1.4 SIGNIFICANCE OF THE STUDY


Islamic banks provide many financial services and are competing heavily in the Middle East with conventional banks. Customers
nowadays go for Islamic bank loans for buying home, cars and even business setup, as the conditions are very clear and there are no
rising interest piling up. To overcome the fierce competition, Islamic bank need to bestow efforts in rising the degree of awareness
toward Islamic accounting and finical tools and improve customer’s perception and attitude. The study is of general theoretical
importance as well as of particular practical significance for policy makers who intend to conform their existing financial systems to
Islamic rules.

Furthermore, at the practical level, the study aims to assist Islamic bank manager in providing empirically evidence how of Kuwaiti
customers aware toward Islamic accounting theory and Islamic financial services. The study also provide framework for bank managers
in measuring customer’s perception and attitude toward Islamic services and their usage of various products and services offered. At the
theoretical level, the current study aims to develop the literature of Islamic accounting theory and explain how these theories are to be
implemented in the Islamic financial institution who adapts Shari’a.

1.5 THE SETTING OF THE STUDY


In the Gulf Co-operation Council there are growing number of Islamic banks are also taking steps towards greater clearness and
stronger authority structures. The state of Kuwait for example, has been taking a number of steps to reinforce its local Sharia-obedient
institutions, including slowly moving in the direction of a latest regulatory framework for sukuk. In conversations with OBG,
manufacturing insiders explained that due to a lack of suitable legal mechanisms, Islamic finance companies are not allowed to issue
sukuk in Kuwait, which forces Kuwaiti companies to work through other markets, such as Bahrain. Given the massive increase in sukuk
issuance worldwide, pegged at nearly $17 billion (in the Gulf alone, the growth rate since 2001 has been nearly 45%), Kuwait’s financiers
are keenly aware of the need for proper rules regulating sukuk.
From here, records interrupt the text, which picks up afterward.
+template <int IFMT>
+__global__ __launch_bounds__(256) void attnpool_mean_kernel(const void* __restrict__ x, const float* __restrict__ x_amax,
+                                                            const float4* __restrict__ pos, float4* __restrict__ tok0, int T, int CQ) {
+    __shared__ float4 red[4][64];
+    const int cl = threadIdx.x & 63, tl = threadIdx.x >> 6;
+    const int cq = blockIdx.x * 64 + cl, b = blockIdx.y;
+    const bool live = cq < CQ;
+    const float inv_scale = IFMT == 1 ? 1.f / f16_scale_of(*x_amax) : 1.f;
+    float4 s = ap_zero4();
+    if (live) {
+#pragma unroll 4
+        for (int t = tl; t < T; t += 4) s = ap_add4(s, ap_load_x4<IFMT>(x, (long long)b * T + t, cq, CQ, inv_scale));
+    }
+    red[tl][cl] = s;
+    __syncthreads();
+    if (tl == 0 && live) {
+        const float4 a = red[0][cl], c = red[1][cl], d = red[2][cl], e = red[3][cl];
+        const float inv = 1.f / (float)T;
+        const float4 p0 = pos[cq];
+        tok0[(long long)b * CQ + cq] = make_float4(((a.x + c.x) + (d.x + e.x)) * inv + p0.x, ((a.y + c.y) + (d.y + e.y)) * inv + p0.y,
+                                                  ((a.z + c.z) + (d.z + e.z)) * inv + p0.z, ((a.w + c.w) + (d.w + e.w)) * inv + p0.w);
+    }
+}
+
+constexpr int AP_LD = 132;
+
+template <int IFMT>
+__global__ __launch_bounds__(256) void attnpool_scores_kernel(const void* __restrict__ x, const float* __restrict__ x_amax,
+                                                              const float4* __restrict__ tok0, const float4* __restrict__ pos,
+                                                              const float4* __restrict__ A, float* __restrict__ S, int B, int T,
+                                                              int CQ, int heads, int ldp) {
+    __shared__ float sA[32 * AP_LD];
+    __shared__ float sT[32 * AP_LD];
+    __shared__ float red[4][32][33];
+    const int tid = threadIdx.x, lane = tid & 63, wave = tid >> 6, r = lane & 31, kh = lane >> 5;
+    int b, tile;
+    ap_xcd_unit(blockIdx.x, (T + 31) / 32, b, tile);
+    if (b >= B) return;
+    const int t0 = 1 + tile * 32;
+    const float inv_scale = IFMT == 1 ? 1.f / f16_scale_of(*x_amax) : 1.f;
+    const int lq = tid & 31, lr = tid >> 5;
+    const __amdgpu_buffer_rsrc_t rsX = ap_rsrc(x, ap_x_bytes(IFMT, (long long)B * T, CQ));
+    const __amdgpu_buffer_rsrc_t rsP = ap_rsrc(pos, (long long)(T + 1) * CQ * 16);
+    const __amdgpu_buffer_rsrc_t rsA = ap_rsrc(A, (long long)B * heads * CQ * 16);
+    float4 ra[4], rp[4], rk[4];
+    uint4 rx[4];
+#pragma unroll
+    for (int j = 0; j < 4; ++j) rk[j] = ap_zero4();
+    auto gload = [&](int chunk) {
+        const int cq = chunk * 32 + lq;
+#pragma unroll
+        for (int i = 0; i < 4; ++i) {
+            const int row = lr + 8 * i, t = t0 + row;
+            const bool tok_ok = t <= T;
+            ra[i] = ap_bload4(rsA, row < heads ? (unsigned)((b * heads + row) * CQ + cq) * 16u : AP_OOB);
+            rx[i] = ap_bload_x4_raw<IFMT>(rsX, (unsigned)(b * T + t - 1), cq, CQ, tok_ok);
+            rp[i] = ap_bload4(rsP, tok_ok ? (unsigned)(t * CQ + cq) * 16u : AP_OOB);
+        }
+        if (tile == 0) {
+#pragma unroll
+            for (int j = 0; j < 4; ++j) rk[j] = tok0[(long long)b * CQ + chunk * 32 + 4 * (tid & 7) + j];
+        }
+    };
+    ap16f acc;
+#pragma unroll
+    for (int i = 0; i < 16; ++i) acc[i] = 0.f;
+    float s0 = 0.f;
+    const int nch = CQ / 32;
+    gload(0);
+    for (int ch = 0; ch < nch; ++ch) {
+        __syncthreads();
+#pragma unroll
+        for (int i = 0; i < 4; ++i) {
+            *reinterpret_cast<float4*>(&sA[(lr + 8 * i) * AP_LD + 4 * lq]) = ra[i];
+            *reinterpret_cast<float4*>(&sT[(lr + 8 * i) * AP_LD + 4 * lq]) = ap_add4(ap_decode_x4<IFMT>(rx[i], inv_scale), rp[i]);
+        }
+        __syncthreads();
+        if (tile == 0) {
+            const int h = tid >> 3, part = tid & 7;
+#pragma unroll
+            for (int j = 0; j < 4; ++j) {
+                const float4 u = *reinterpret_cast<const float4*>(&sA[h * AP_LD + 16 * part + 4 * j]);
+                s0 = fmaf(u.w, rk[j].w, fmaf(u.z, rk[j].z, fmaf(u.y, rk[j].y, fmaf(u.x, rk[j].x, s0))));
+            }
+        }
+        if (ch + 1 < nch) gload(ch + 1);
+#pragma unroll
+        for (int g = 0; g < 2; ++g) {
+            const int off = r * AP_LD + 32 * wave + 16 * g + 8 * kh;
+            const float4 a0 = *reinterpret_cast<const float4*>(&sA[off]), a1 = *reinterpret_cast<const float4*>(&sA[off + 4]);
+            const float4 v0 = *reinterpret_cast<const float4*>(&sT[off]), v1 = *reinterpret_cast<const float4*>(&sT[off + 4]);
+            acc = __builtin_amdgcn_mfma_f32_32x32x2f32(a0.x, v0.x, acc, 0, 0, 0);
+            acc = __builtin_amdgcn_mfma_f32_32x32x2f32(a0.y, v0.y, acc, 0, 0, 0);
+            acc = __builtin_amdgcn_mfma_f32_32x32x2f32(a0.z, v0.z, acc, 0, 0, 0);
+            acc = __builtin_amdgcn_mfma_f32_32x32x2f32(a0.w, v0.w, acc, 0, 0, 0);
+            acc = __builtin_amdgcn_mfma_f32_32x32x2f32(a1.x, v1.x, acc, 0, 0, 0);
+            acc = __builtin_amdgcn_mfma_f32_32x32x2f32(a1.y, v1.y, acc, 0, 0, 0);
+            acc = __builtin_amdgcn_mfma_f32_32x32x2f32(a1.z, v1.z, acc, 0, 0, 0);
+            acc = __builtin_amdgcn_mfma_f32_32x32x2f32(a1.w, v1.w, acc, 0, 0, 0);
+        }
+    }
+#pragma unroll
+    for (int i = 0; i < 16; ++i) red[wave][ap_row(i, kh)][r] = acc[i];
+    __syncthreads();
+    for (int idx = tid; idx < 1024; idx += 256) {
+        const int h = idx >> 5, j = idx & 31;
+        const float s = ((red[0][h][j] + red[1][h][j]) + red[2][h][j]) + red[3][h][j];
+        if (h < heads && t0 + j <= T) S[((long long)b * heads + h) * ldp + t0 + j] = s;
+    }
+    if (tile == 0) {
+        s0 += __shfl_xor(s0, 1, 64);
+        s0 += __shfl_xor(s0, 2, 64);
+        s0 += __shfl_xor(s0, 4, 64);
+        if ((tid & 7) == 0 && (tid >> 3) < heads) S[((long long)b * heads + (tid >> 3)) * ldp] = s0;
+    }
+}
+
+struct ApSumFrag {
+    float a[4];
+    float4 v[4];
+};
+
+template <int IFMT>
+__global__ __launch_bounds__(256) void attnpool_wsum_kernel(const void* __restrict__ x, const float* __restrict__ x_amax,
+                                                            const float4* __restrict__ tok0, const float4* __restrict__ pos,
+                                                            const float* __restrict__ Wt, float4* __restrict__ out, int T, int CQ,
+                                                            int heads, int ldp) {
+    __shared__ float smem[3 * 32 * AP_LD];
+    __shared__ float w0[32];
+    float(*red)[32][AP_LD] = reinterpret_cast<float(*)[32][AP_LD]>(smem);
+    const int tid = threadIdx.x, lane = tid & 63, wave = tid >> 6, r = lane & 31, kh = lane >> 5;
+    const int b = blockIdx.y, cq = blockIdx.x * 32 + r;
+    const float inv_scale = IFMT == 1 ? 1.f / f16_scale_of(*x_amax) : 1.f;
+    const __amdgpu_buffer_rsrc_t rsX = ap_rsrc(x, ap_x_bytes(IFMT, (long long)gridDim.y * T, CQ));
+    const __amdgpu_buffer_rsrc_t rsP = ap_rsrc(pos, (long long)(T + 1) * CQ * 16);
+    const int ldw = (T + 1) | 1;
+    {
+        const int n4 = heads * ldp / 4;
+        const __amdgpu_buffer_rsrc_t rsW = ap_rsrc(Wt + (long long)b * heads * ldp, (long long)n4 * 16);
+        for (int base = 0; base < n4; base += 1024) {
+            float4 v[4];
+#pragma unroll
+            for (int k = 0; k < 4; ++k) v[k] = ap_bload4(rsW, base + tid + 256 * k < n4 ? (unsigned)(base + tid + 256 * k) * 16u : AP_OOB);
+#pragma unroll
+            for (int k = 0; k < 4; ++k) {
+                const int f = 4 * (base + tid + 256 * k), h = f / ldp, t = f - h * ldp;
+                if (f < 4 * n4) {
+                    const float e[4] = {v[k].x, v[k].y, v[k].z, v[k].w};
+#pragma unroll
+                    for (int j = 0; j < 4; ++j)
+                        if (t + j <= T) smem[h * ldw + t + j] = e[j];
+                }
+            }
+        }
+        for (int i = heads * ldw + tid; i < 32 * ldw; i += 256) smem[i] = 0.f;
+        if (tid < 32) w0[tid] = tid < heads ? Wt[((long long)b * heads + tid) * ldp] : 0.f;
+    }
+    __syncthreads();
+    const float* Wr = smem + r * ldw;
+    const int npairs = (T + 1) / 2;
+
+    auto load = [&](ApSumFrag& f, int p0) {
+#pragma unroll
+        for (int u = 0; u < 4; ++u) {
+            const int t = 1 + 2 * (p0 + 4 * u) + kh;
+            const bool ok = t <= T;
+            const float w = Wr[ok ? t : T];
+            f.a[u] = ok ? w : 0.f;
+            f.v[u] = ap_add4(ap_bload_x4<IFMT>(rsX, (unsigned)(b * T + t - 1), cq, CQ, inv_scale, ok),
+                             ap_bload4(rsP, ok ? (unsigned)(t * CQ + cq) * 16u : AP_OOB));
+        }
+    };
+    ap16f acc[4];
+#pragma unroll
+    for (int n = 0; n < 4; ++n)
+#pragma unroll
+        for (int i = 0; i < 16; ++i) acc[n][i] = 0.f;
+    auto mma = [&](const ApSumFrag& f) {
+#pragma unroll
+        for (int u = 0; u < 4; ++u) {
+            acc[0] = __builtin_amdgcn_mfma_f32_32x32x2f32(f.a[u], f.v[u].x, acc[0], 0, 0, 0);
+            acc[1] = __builtin_amdgcn_mfma_f32_32x32x2f32(f.a[u], f.v[u].y, acc[1], 0, 0, 0);
+            acc[2] = __builtin_amdgcn_mfma_f32_32x32x2f32(f.a[u], f.v[u].z, acc[2], 0, 0, 0);
+            acc[3] = __builtin_amdgcn_mfma_f32_32x32x2f32(f.a[u], f.v[u].w, acc[3], 0, 0, 0);
+        }
+    };
+    ApSumFrag f0, f1;
+    load(f0, wave);
+    for (int p0 = wave; p0 < npairs; p0 += 32) {
+        load(f1, p0 + 16);
+        mma(f0);
+        load(f0, p0 + 32);
+        mma(f1);
+    }
+    const float4 k0 = tok0[(long long)b * CQ + cq];
+    __syncthreads();
+    if (wave > 0) {
+#pragma unroll
+        for (int i = 0; i < 16; ++i)
+            *reinterpret_cast<float4*>(&red[wave - 1][ap_row(i, kh)][4 * r]) = make_float4(acc[0][i], acc[1][i], acc[2][i], acc[3][i]);
+    }
+    __syncthreads();
+    if (wave == 0) {
+#pragma unroll
+        for (int i = 0; i < 16; ++i) {
+            const int h = ap_row(i, kh);
+            float4 v = make_float4(acc[0][i], acc[1][i], acc[2][i], acc[3][i]);
+            v = ap_add4(v, *reinterpret_cast<const float4*>(&red[0][h][4 * r]));
+            v = ap_add4(v, *reinterpret_cast<const float4*>(&red[1][h][4 * r]));
+            v = ap_add4(v, *reinterpret_cast<const float4*>(&red[2][h][4 * r]));
+            const float w = w0[h];
+            v = make_float4(fmaf(w, k0.x, v.x), fmaf(w, k0.y, v.y), fmaf(w, k0.z, v.z), fmaf(w, k0.w, v.w));
+            if (h < heads) out[((long long)b * heads + h) * CQ + cq] = v;
+        }
+    }
+}
+
+__global__ __launch_bounds__(256) void attnpool_dtok0_kernel(const float* __restrict__ P, const float* __restrict__ dS,
+                                                             const float4* __restrict__ dZ, const float4* __restrict__ U,
+                                                             float4* __restrict__ d0, int CQ, int heads, int ldp) {
+    __shared__ float4 red[4][64];
+    const int cl = threadIdx.x & 63, hl = threadIdx.x >> 6;
+    const int cq = blockIdx.x * 64 + cl;
+    const long long b = blockIdx.y;
+    const bool live = cq < CQ;
+    float4 s = ap_zero4();
+    if (live) {
+#pragma unroll 4
+        for (int h = hl; h < heads; h += 4) {
+            const float p = P[(b * heads + h) * ldp], d = dS[(b * heads + h) * ldp];
+            const float4 z = dZ[(b * heads + h) * CQ + cq], u = U[(b * heads + h) * CQ + cq];
+            s.x = fmaf(d, u.x, fmaf(p, z.x, s.x));
+            s.y = fmaf(d, u.y, fmaf(p, z.y, s.y));
+            s.z = fmaf(d, u.z, fmaf(p, z.z, s.z));
+            s.w = fmaf(d, u.w, fmaf(p, z.w, s.w));
+        }
+    }
+    red[hl][cl] = s;
+    __syncthreads();
+    if (hl == 0 && live) {
+        const float4 a = red[0][cl], c = red[1][cl], d = red[2][cl], e = red[3][cl];
+        d0[b * CQ + cq] = make_float4((a.x + c.x) + (d.x + e.x), (a.y + c.y) + (d.y + e.y), (a.z + c.z) + (d.z + e.z), (a.w + c.w) + (d.w + e.w));
+    }
+}
+
+__global__ __launch_bounds__(256) void attnpool_dx_kernel(const float* __restrict__ P, const float* __restrict__ dS,
+                                                          const float4* __restrict__ dZ, const float4* __restrict__ U,
+                                                          const float4* __restrict__ d0, float4* __restrict__ dx, int B, int T,
+                                                          int CQ, int heads, int ldp) {
+    const int lane = threadIdx.x & 63, wave = threadIdx.x >> 6, r = lane & 31, kh = lane >> 5;
+    const int ncg = (CQ + 127) / 128;
+    int unit, tile;
+    ap_xcd_unit(blockIdx.x, (T + 31) / 32, unit, tile);
+    if (unit >= B * ncg) return;
+    const int cqb = ((unit % ncg) * 4 + wave) * 32;
+    if (cqb >= CQ) return;
+    const int cq = cqb + r;
+    const long long b = unit / ncg;
+    const int t0 = 1 + tile * 32, t = t0 + r;
+    const bool tok_ok = t <= T;
+    const long long nimg = B;
+    const __amdgpu_buffer_rsrc_t rsP = ap_rsrc(P, nimg * heads * ldp * 4), rsD = ap_rsrc(dS, nimg * heads * ldp * 4);
+    const __amdgpu_buffer_rsrc_t rsZ = ap_rsrc(dZ, nimg * heads * CQ * 16), rsU = ap_rsrc(U, nimg * heads * CQ * 16);
+    ap16f acc[4];
+#pragma unroll
+    for (int n = 0; n < 4; ++n)
+#pragma unroll
+        for (int i = 0; i < 16; ++i) acc[n][i] = 0.f;
+    struct Frag {
+        float a1[2], a2[2];
+        float4 zb[2], ub[2];
+    };
+    auto load = [&](Frag& f, int kk) {
+#pragma unroll
+        for (int u = 0; u < 2; ++u) {
+            const int h = 2 * (kk + u) + kh;
+            const bool hok = h < heads;
+            const unsigned row = (unsigned)((int)b * heads + h);
+            const unsigned aoff = (hok && tok_ok) ? (row * (unsigned)ldp + (unsigned)t) * 4u : AP_OOB;
+            const unsigned boff = hok ? (row * (unsigned)CQ + (unsigned)cq) * 16u : AP_OOB;
+            f.a1[u] = ap_bload1(rsP, aoff);
+            f.a2[u] = ap_bload1(rsD, aoff);
+            f.zb[u] = ap_bload4(rsZ, boff);
+            f.ub[u] = ap_bload4(rsU, boff);
+        }
+    };
+    auto mma = [&](const Frag& f) {
+#pragma unroll
+        for (int u = 0; u < 2; ++u) {
+            acc[0] = __builtin_amdgcn_mfma_f32_32x32x2f32(f.a1[u], f.zb[u].x, acc[0], 0, 0, 0);
+            acc[1] = __builtin_amdgcn_mfma_f32_32x32x2f32(f.a1[u], f.zb[u].y, acc[1], 0, 0, 0);
+            acc[2] = __builtin_amdgcn_mfma_f32_32x32x2f32(f.a1[u], f.zb[u].z, acc[2], 0, 0, 0);
+            acc[3] = __builtin_amdgcn_mfma_f32_32x32x2f32(f.a1[u], f.zb[u].w, acc[3], 0, 0, 0);
+            acc[0] = __builtin_amdgcn_mfma_f32_32x32x2f32(f.a2[u], f.ub[u].x, acc[0], 0, 0, 0);
+            acc[1] = __builtin_amdgcn_mfma_f32_32x32x2f32(f.a2[u], f.ub[u].y, acc[1], 0, 0, 0);
+            acc[2] = __builtin_amdgcn_mfma_f32_32x32x2f32(f.a2[u], f.ub[u].z, acc[2], 0, 0, 0);
+            acc[3] = __builtin_amdgcn_mfma_f32_32x32x2f32(f.a2[u], f.ub[u].w, acc[3], 0, 0, 0);
+        }
+    };
+    const int steps = (heads + 1) / 2;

Sheikh Salem Abdulaziz Al Sabah, the governor of the Central Bank of Kuwait (CBK), said earlier of 2008 that regulations are wanted,
saying that the CBK is “keen to provide a legal system to regulate Islamic investment tools such as the issuance of sukuk, especially in
light of growing demand. We are optimistic a solution will soon be found.” In state of Kuwait, the Islamic financial sector and its sharia-
compliant companies are the increasingly global. Kuwait Finance house Bank (KFH), as an example, in addition to its Turkey, Malaysia
and Bahrain ventures, newly established a subsidiary with a pair of Chinese firms to discover real estate investments in the Chongqing
region of a middle China. In a more high-profile move, Investment Dar, one of Kuwait’s biggest Islamic investment companies, recently
funded a takeover of British luxury carmaker Aston Martin to the tune of $925 million.

To achieve the purpose of the current study, the study focuses on a specific Islamic bank that located in the state of Kuwait. KFH has
usually been one of the main engines behind the growth of Kuwait’s sharia-acquiescent financial market; however, its enlargement and
development indicates a growing maturity in Kuwait’s sharia-compliant services zone, established by the push toward the regulation of
Islamic bonds (sukuk) and the emergence of ever-stronger Islamic investment firms.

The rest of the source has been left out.